Use custom candidate labels by passing them to `predict`:

```python
custom_labels = ["cacao", "coffee", "mango", "olive", "sunflower"]

for label, score in classifier.predict(image, labels=custom_labels, top_k=5):
    print(label, score)
```

## Evaluate Zero-Shot Accuracy

The dataset should be arranged like `torchvision.datasets.ImageFolder`:

```text
Crop_Dataset_testing/
  apple/
    image_001.png
  banana/
    image_001.png
  ...
```

Run CropVLM and the supported comparison CLIP models:

```bash
python scripts/evaluate_zero_shot.py \
  --dataset /mnt/e/Desktop/Datasets/FruitDataset/Crop_Dataset_testing \
  --cropvlm-checkpoint models/CropVLM.pth \
  --output outputs/zero_shot_results.json \
  --batch-size 64
```

By default, the script evaluates:

```text
cropvlm
openai_clip_vit_b32
bioclip
bioclip2
biotrove_clip
remoteclip
siglip2
```

You can choose a subset:

```bash
python scripts/evaluate_zero_shot.py \
  --dataset /path/to/test_dataset \
  --models cropvlm openai_clip_vit_b32 bioclip2 \
  --output outputs/subset_results.json
```

The output JSON includes:

- `models`: compact per-model scores,
- `model_results`: full per-model details keyed by model name,
- `results`: full per-model details as a list,
- per-class accuracy,
- per-class accuracy mean and standard deviation,
- confusion matrix,
- optional per-image predictions when `--save-predictions` is used.

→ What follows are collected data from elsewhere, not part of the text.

@@ -273,7 +267,7 @@
     __syncthreads();
     {
         float2 a[4] = {{0.f, 0.f}, {0.f, 0.f}, {0.f, 0.f}, {0.f, 0.f}};
-        ff_window4<FF_PL, NQF>(lt, tid + (hf >> 2) + 1, (hf >> 2) + 1, P.tf,
+        ff_window4<FF_PL>(lt, tid + (hf >> 2) + 1, (hf >> 2) + 1, P.tf,
                           [&](float h, const float2& x0, const float2& x1, const float2& x2, const float2& x3) {
                               a[0].x = fmaf(h, x0.x, a[0].x); a[0].y = fmaf(h, x0.y, a[0].y);
                               a[1].x = fmaf(h, x1.x, a[1].x); a[1].y = fmaf(h, x1.y, a[1].y);
@@ -289,7 +283,7 @@
     __syncthreads();
     if (4 * tid < nd) {
         float ar[4] = {0.f, 0.f, 0.f, 0.f}, ai[4] = {0.f, 0.f, 0.f, 0.f}, br[4] = {0.f, 0.f, 0.f, 0.f}, bi[4] = {0.f, 0.f, 0.f, 0.f};
-        const int nq = NQB > 0 ? NQB : (hb >> 2) + 1;
+        const int nq = (hb >> 2) + 1;
         int w = tid + (hb >> 2) + 1;
         float2 cur[4], nxt[4];
 #pragma unroll
@@ -313,12 +307,7 @@
 #pragma unroll
             for (int s = 0; s < 4; ++s) cur[s] = nxt[s];
         };
-        if constexpr (NQB > 0) {
-#pragma unroll 4
-            for (int q = 0; q < NQB; ++q) quad(q);
-        } else {
-            for (int q = 0; q < nq; ++q) quad(q);
-        }
+        for (int q = 0; q < nq; ++q) quad(q);
 #pragma unroll
         for (int r = 0; r < 4; ++r) {
             const float ur = ar[r] - bi[r], ui = ai[r] + br[r], lr = ar[r] + bi[r], li = ai[r] - br[r];
@@ -333,7 +322,7 @@
     __syncthreads();
     if (4 * tid < T) {
         float a[4] = {0.f, 0.f, 0.f, 0.f};
-        ff_window4<FF_PD, NQS>(dt, tid + (hs >> 2) + 1, (hs >> 2) + 1, P.ts,
+        ff_window4<FF_PD>(dt, tid + (hs >> 2) + 1, (hs >> 2) + 1, P.ts,
                           [&](float h, float x0, float x1, float x2, float x3) {
                               a[0] = fmaf(h, x0, a[0]); a[1] = fmaf(h, x1, a[1]); a[2] = fmaf(h, x2, a[2]); a[3] = fmaf(h, x3, a[3]);
                           });
@@ -351,6 +340,162 @@
         }
     }
 }
+constexpr int FM_NF = 41, FM_NB = 41, FM_NS = 25;
+constexpr int FM_HF = FM_NF - 1, FM_HB = FM_NB - 1, FM_HS = FM_NS - 1;
+constexpr int FM_T = 1024 - FM_HB - FM_HS;
+constexpr int FM_NL = 1024 + FM_HF;
+constexpr int FM_M1 = (FM_NF + 15 + 3) / 4, FM_M2 = (FM_NB + 15 + 3) / 4, FM_M3 = (FM_NS + 15 + 3) / 4;
+constexpr int FM_TP = 15 + 3 + 4 * FM_M1;
+constexpr int FM_C0 = 4;
+constexpr int FM_P = 72, FM_PD = 80;
+static_assert((FM_NL - 1) / 16 + FM_C0 < FM_P && (1008 + 15 + FM_HS) / 16 + FM_C0 < FM_PD, "image pitch");
+static_assert(16 * FM_PD <= 2 * 16 * FM_P, "d image aliases the staged items");
+typedef float f32x4_ff __attribute__((ext_vector_type(4)));
+__device__ __forceinline__ int fm_pos(int i, int pitch) { return (i & 15) * pitch + (i >> 4) + FM_C0; }
+__device__ __forceinline__ float fm_swap_pair(float v) { return __int_as_float(__builtin_amdgcn_mov_dpp(__float_as_int(v), 0xB1, 0xF, 0xF, false)); }
+
+__global__ __launch_bounds__(256) void k_2fsk_ff_mfma(const Fsk2FfParams P)
+{
+    __shared__ __align__(16) float lt[2 * 16 * FM_P];
+    __shared__ __align__(16) float ft[2 * 16 * FM_P];
+    __shared__ float tpf[FM_TP], tpa[FM_TP], tpb[FM_TP], tps[FM_TP];
+    float* const dt = lt;
+    const int b = blockIdx.y, tid = threadIdx.x, lane = tid & 63;
+    const int wv = __builtin_amdgcn_readfirstlane(tid >> 6);
+    const int col = lane & 15, kk = lane >> 4, cmp = col & 1, nl = col >> 1;
+    const int64_t n0t = (int64_t)P.q0 + (int64_t)blockIdx.x * FM_T;
+    const int64_t a_end = (int64_t)P.q0 + P.count;
+    if (tid < FM_TP) {
+        const int k = tid - 15;
+        const float2 u = (k >= 0 && k < FM_NB) ? P.up[k] : make_float2(0.f, 0.f);
+        tpf[tid] = (k >= 0 && k < FM_NF) ? P.tf[k] : 0.f;
+        tpa[tid] = u.x; tpb[tid] = u.y;
+        tps[tid] = (k >= 0 && k < FM_NS) ? P.ts[k] : 0.f;
+    }
+    const int tbase = col + kk;
+    {
+        const int c = ((tid >> 1) & 7) | ((tid >> 7) << 3), r = (tid & 1) | (((tid >> 4) & 7) << 1);
+        float2 v[5];
+#pragma unroll
+        for (int it = 0; it < 5; ++it) {
+            const int64_t a = n0t - (FM_HF + FM_HB + FM_HS) + 256 * it + 16 * c + r;
+            v[it] = P.in.p[(size_t)b * (P.in.mask + 1u) + ((uint32_t)a & P.in.mask)];
+            if (a < 0 || a >= a_end) v[it] = make_float2(0.f, 0.f);
+        }
+#pragma unroll
+        for (int it = 0; it < 5; ++it) {
+            const int i = 256 * it + 16 * c + r;
+            if (i < FM_NL) reinterpret_cast<float2*>(lt)[fm_pos(i, FM_P)] = v[it];
+        }
+        if (tid < FM_HF) reinterpret_cast<float2*>(ft)[fm_pos(1024 + tid, FM_P)] = make_float2(0.f, 0.f);
+    }
+    __syncthreads();
+    constexpr int QC = (FM_M1 - 1) >> 2;
+    static_assert(FM_M2 == FM_M1, "stages 1 and 2 share the walk");
+    {
+        float hf[FM_M1];
+#pragma unroll
+        for (int m = 0; m < FM_M1; ++m) hf[m] = tpf[tbase + 4 * m];
+        f32x4_ff acc[2];
+        int ob[2][4];
+#pragma unroll
+        for (int c = 0; c < 2; ++c) {
+            const int it0 = FM_HF + 16 * (8 * (wv + 4 * c) + nl) + 15 - kk;
+#pragma unroll
+            for (int j = 0; j < 4; ++j) ob[c][j] = 2 * (fm_pos(it0 - 4 * j, FM_P) - QC) + cmp;
+            acc[c] = f32x4_ff{0.f, 0.f, 0.f, 0.f};
+        }
+#pragma unroll
+        for (int m = 0; m < FM_M1; ++m)
+#pragma unroll
+            for (int c = 0; c < 2; ++c)
+                acc[c] = __builtin_amdgcn_mfma_f32_16x16x4f32(hf[m], lt[ob[c][m & 3] + 2 * (QC - (m >> 2))], acc[c], 0, 0, 0);
+#pragma unroll
+        for (int c = 0; c < 2; ++c) {
+            const int n = 8 * (wv + 4 * c) + nl;
+#pragma unroll
+            for (int r = 0; r < 4; ++r) {
+                const int j = 16 * n + 4 * kk + r;
+                ft[2 * fm_pos(j, FM_P) + cmp] = (n0t - (FM_HB + FM_HS) + j < 0) ? 0.f : acc[c][r];
+            }
+        }
+    }
+    __syncthreads();
+    {
+        float ha[FM_M2], hb[FM_M2];
+#pragma unroll
+        for (int m = 0; m < FM_M2; ++m) { ha[m] = tpa[tbase + 4 * m]; hb[m] = tpb[tbase + 4 * m]; }
+        f32x4_ff aa[2], ab[2];
+        int ob[2][4];
+#pragma unroll
+        for (int c = 0; c < 2; ++c) {
+            const int it0 = FM_HB + 16 * (8 * (wv + 4 * c) + nl) + 15 - kk;
+#pragma unroll
+            for (int j = 0; j < 4; ++j) ob[c][j] = 2 * (fm_pos(it0 - 4 * j, FM_P) - QC) + cmp;
+            aa[c] = f32x4_ff{0.f, 0.f, 0.f, 0.f}; ab[c] = aa[c];
+        }
+#pragma unroll
+        for (int m = 0; m < FM_M2; ++m)
+#pragma unroll
+            for (int c = 0; c < 2; ++c) {
+                const float x = ft[ob[c][m & 3] + 2 * (QC - (m >> 2))];
+                aa[c] = __builtin_amdgcn_mfma_f32_16x16x4f32(ha[m], x, aa[c], 0, 0, 0);
+                ab[c] = __builtin_amdgcn_mfma_f32_16x16x4f32(hb[m], x, ab[c], 0, 0, 0);
+            }
+#pragma unroll
+        for (int c = 0; c < 2; ++c) {
+            const int n = 8 * (wv + 4 * c) + nl;
+#pragma unroll
+            for (int h = 0; h < 2; ++h) {
+                const int r = cmp ? 3 - h : h;
+                const float sa = fm_swap_pair(cmp ? aa[c][h] : aa[c][3 - h]), sb = fm_swap_pair(cmp ? ab[c][h] : ab[c][3 - h]);
+                const float oa = cmp ? aa[c][3 - h] : aa[c][h], obb = cmp ? ab[c][3 - h] : ab[c][h];
+                const float ar = cmp ? sa : oa, ai = cmp ? oa : sa, br = cmp ? sb : obb, bi = cmp ? obb : sb;
+                const float ur = ar - bi, ui = ai + br, lr = ar + bi, li = ai - br;
+                const float mu = sqrtf(ur * ur + ui * ui);
+                const float ml = sqrtf(lr * lr + li * li);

The mean and standard deviation are computed across per-class accuracies.

## Notes

- BioCLIP, BioCLIP2, BioTrove-CLIP, RemoteCLIP, and SigLIP2 weights are downloaded automatically by their libraries when first used.
- The score used for classification is cosine similarity between normalized image and text embeddings.